Beyond the newly fraught trade situation, other market movers include, as usual, Brexit and the Fed. In the case of the former, last night saw a debate between PM Johnson and Labour’s Jeremy Corbyn where Boris focused on reelection and conclusion of the Brexit deal he renegotiated. Meanwhile, Jeremy asked for support so that he could renegotiate, yet again, the deal and then put the results to a referendum in six months’ time. The snap polls after the debate called it a draw, but the overall polls continue to favor Boris and the Tories. However, the outcome was enough to unnerve Sterling traders who pushed the pound lower all day yesterday and have continued the process today such that we are currently 0.6% below yesterday’s highs at 1.2970. It seems pretty clear that in the event of an upset victory by Corbyn, the pound would take a tumble, at least initially. Investors will definitely run from a country with a government promising a wave of nationalization of private assets. Remember what happened in Brazil when Lula was elected, Mexico with AMLO and Argentina with Fernandez a few months ago. This would be no different, although perhaps not quite as dramatic.

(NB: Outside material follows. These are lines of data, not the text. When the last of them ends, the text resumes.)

@@ -193,16 +303,16 @@
             if (i == TM - 1) {
                 __builtin_amdgcn_sched_barrier(0);
                 asm volatile("s_waitcnt lgkmcnt(0)" ::: "memory");
-                if (kt + 1 < KT) {
+                if (ahead >= 1) {
                     if constexpr (NSTAGE == 3) {
-                        if (kt + 2 < KT) asm volatile("s_waitcnt vmcnt(6)" ::: "memory");
+                        if (ahead >= 2 && !drain) asm volatile("s_waitcnt vmcnt(6)" ::: "memory");
                         else asm volatile("s_waitcnt vmcnt(0)" ::: "memory");
                         __builtin_amdgcn_s_barrier();
-                        if (kt + 3 < KT) { issue(S, I0{}, I2{}); pend = true; }
+                        if (ahead >= 3) { issue(so, I0{}, I2{}, LOOP{}); pend = true; pend_off = so; }
                     } else {
                         asm volatile("s_waitcnt vmcnt(0)" ::: "memory");
                         __builtin_amdgcn_s_barrier();
-                        if (kt + 2 < KT) issue(S, I0{}, I6{});
+                        if (ahead >= 2) issue(so, I0{}, I6{}, LOOP{});
                     }
                 }
             }
@@ -220,42 +330,95 @@
                 }
             }
             if constexpr (NSTAGE == 3) {
-                if (i == 0 && pend) issue((S + 2) % NSTAGE, I2{}, I4{});
-                if (i == 1 && pend) { issue((S + 2) % NSTAGE, I4{}, I6{}); pend = false; }
+                if (i == 0 && pend) issue(so2, I2{}, I4{}, LOOP{});
+                if (i == 1 && pend) { issue(so2, I4{}, I6{}, LOOP{}); pend = false; }
             }
         }
     };
     static_assert(TM >= 3, "the DMA pieces are spread over the first three row tiles");
 
-    for (int t = 0; t < NSTAGE && t < KT; ++t) issue(t, I0{}, I6{});
+    float un_blk = 1.0f;
+    if constexpr (PERSIST && !BF)
+        un_blk = __builtin_bit_cast(float, __builtin_amdgcn_readfirstlane(__builtin_bit_cast(int, pl_unscale(g.src_amax) * pl_unscale(g.wt_amax))));
+
+    const int my_tiles = PERSIST ? (ntot - (int)blockIdx.x + G - 1) / G : 1;
+    int ahead = my_tiles * KT - 1;
+    for (int t = 0; t < NSTAGE && t <= ahead; ++t) issue(t * STAGE, I0{}, I6{}, PROLOGUE{});
     if constexpr (NSTAGE == 3) {
-        if (KT >= 3) asm volatile("s_waitcnt vmcnt(12)" ::: "memory");
-        else if (KT == 2) asm volatile("s_waitcnt vmcnt(6)" ::: "memory");
+        if (ahead >= 2) asm volatile("s_waitcnt vmcnt(12)" ::: "memory");
+        else if (ahead == 1) asm volatile("s_waitcnt vmcnt(6)" ::: "memory");
         else asm volatile("s_waitcnt vmcnt(0)" ::: "memory");
     } else {
-        if (KT >= 2) asm volatile("s_waitcnt vmcnt(8)" ::: "memory");
+        if (ahead >= 1) asm volatile("s_waitcnt vmcnt(8)" ::: "memory");
         else asm volatile("s_waitcnt vmcnt(0)" ::: "memory");
     }
     __builtin_amdgcn_s_barrier();
-    if constexpr (NSTAGE == 3) {
-        int kt = 0;
-        for (; kt + 3 <= KT; kt += 3) {
-            step(std::integral_constant<int, 0>{}, kt);
-            step(std::integral_constant<int, 1>{}, kt + 1);
-            step(std::integral_constant<int, 2>{}, kt + 2);
-        }
-        if (kt < KT) step(std::integral_constant<int, 0>{}, kt);
-        if (kt + 1 < KT) step(std::integral_constant<int, 1>{}, kt + 1);
+
+    int rot = 0;
+    int par = 0;
+    for (int ct = blockIdx.x;;) {
+    const int lt = y4_xcd_remap(ct, ntot);
+    const int mt = lt / g.ntiles, nt = lt - mt * g.ntiles;
+    const int n0 = nt * BN;
+    const bool first = ct == (int)blockIdx.x;
+    if constexpr (PERSIST) {
+        if (ld_lt + G < ntot) table_fill(ld_lt + G, ld_buf ^ 1);
+    }
+#pragma unroll
+    for (int i = 0; i < TM; ++i)
+#pragma unroll
+        for (int j = 0; j < TN; ++j)
+#pragma unroll
+            for (int e = 0; e < 4; ++e) {
+                acc0[i][j][e] = 0.f;
+                if constexpr (!BF) acc1[i][j][e] = 0.f;
+            }
+    if constexpr (!PERSIST) {
+        using S0 = std::integral_constant<int, 0>; using S1 = std::integral_constant<int, STAGE>; using S2 = std::integral_constant<int, 2 * STAGE>;
+        if constexpr (NSTAGE == 3) {
+            int kt = 0;
+            for (; kt + 3 <= KT; kt += 3) {
+                step(S0{}, S2{}, KT - 1 - kt, false);
+                step(S1{}, S0{}, KT - 2 - kt, false);
+                step(S2{}, S1{}, KT - 3 - kt, false);
+            }
+            if (kt < KT) step(S0{}, S2{}, KT - 1 - kt, false);
+            if (kt + 1 < KT) step(S1{}, S0{}, KT - 2 - kt, false);
+        } else {
+            int kt = 0;
+            for (; kt + 2 <= KT; kt += 2) {
+                step(S0{}, S0{}, KT - 1 - kt, false);
+                step(S1{}, S1{}, KT - 2 - kt, false);
+            }
+            if (kt < KT) step(S0{}, S0{}, KT - 1 - kt, false);
+        }
     } else {
-        int kt = 0;
-        for (; kt + 2 <= KT; kt += 2) {
-            step(std::integral_constant<int, 0>{}, kt);
-            step(std::integral_constant<int, 1>{}, kt + 1);
-        }
-        if (kt < KT) step(std::integral_constant<int, 0>{}, kt);
-    }
-
-    const float un = BF ? 1.0f : pl_unscale(g.src_amax) * pl_unscale(g.wt_amax);
+        const int o0 = rot * STAGE, o1 = (rot + 1 == NSTAGE ? 0 : rot + 1) * STAGE;
+        if constexpr (NSTAGE == 3) {
+            const int o2 = (rot == 0 ? 2 : rot - 1) * STAGE;
+            int kt = 0;
+            for (; kt + 3 <= KT; kt += 3) {
+                step(o0, o2, ahead, kt == 0 && !first);
+                step(o1, o0, ahead - 1, false);
+                step(o2, o1, ahead - 2, false);
+                ahead -= 3;
+            }
+            if (kt < KT) { step(o0, o2, ahead, kt == 0 && !first); --ahead; }
+            if (kt + 1 < KT) { step(o1, o0, ahead, false); --ahead; }
+            if (pend) { issue(pend_off, I2{}, I6{}, LOOP{}); pend = false; }
+        } else {
+            int kt = 0;
+            for (; kt + 2 <= KT; kt += 2) {
+                step(o0, o0, ahead, false);
+                step(o1, o1, ahead - 1, false);
+                ahead -= 2;
+            }
+            if (kt < KT) { step(o0, o0, ahead, false); --ahead; }
+        }
+        rot = (rot + KT) % NSTAGE;
+    }
+
+    const float un = PERSIST ? un_blk : BF ? 1.0f : pl_unscale(g.src_amax) * pl_unscale(g.wt_amax);
     const float un1 = un * (1.0f / 2048.0f);
     auto result = [&](int i, int j, int e) -> float {
         if constexpr (BF) return acc0[i][j][e];
@@ -367,8 +530,8 @@
         }
     }
     if (g.stats) {
-        __syncthreads();
-        float* red = reinterpret_cast<float*>(smem);
+        if constexpr (!PERSIST) __syncthreads();
+        float* red = reinterpret_cast<float*>(smem + (PERSIST ? NSTAGE * STAGE + par * RED_BYTES : 0));
 #pragma unroll
         for (int j = 0; j < TN; ++j) {
             float cs = 0.f, css = 0.f;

As to the Fed, all eyes today are on the release of the FOMC Minutes from the November meeting where they cut rates by 25bps and essentially told us that was the end of the ‘mid-cycle adjustment’. And, since then, we have heard from a plethora of Fed speakers, all explaining that they were comfortable with the current rate situation relative to the economy’s status, and that while they will respond if necessary to any weakening, they don’t believe that is a concern in the near or medium term. In fact, given how much we have heard from Fed speakers recently, it is hard to believe that the Minutes will matter at all.

So reviewing market activity, G10 currencies are all lower, save the yen, which is basically unchanged. The weakest link is NOK, which is suffering on the combination of risk aversion and weak oil prices (+0.4% today but -4.0% this week). But the weakness is solid elsewhere, between 0.2% and 0.5%. In the EMG bloc, CLP is once again leading the way lower, down 1.0% this morning after a 2.0% decline yesterday, with spot pushing back toward that psychological 800 level (currently 795). But pretty much every other currency in the bloc is lower as well, somewhere between 0.2% and 0.4%, with just a few scattered currencies essentially unchanged on the day.

And that really describes what we have seen thus far today. With only the FOMC Minutes on the docket, and no other Fed speakers, my take is the FX market will take its cues from the broader risk sentiment, and the dollar is in a position to reverse its losses of the past week. Barring a shocking change of view by Congress, look for a test of 1.10 in the euro by the end of the week.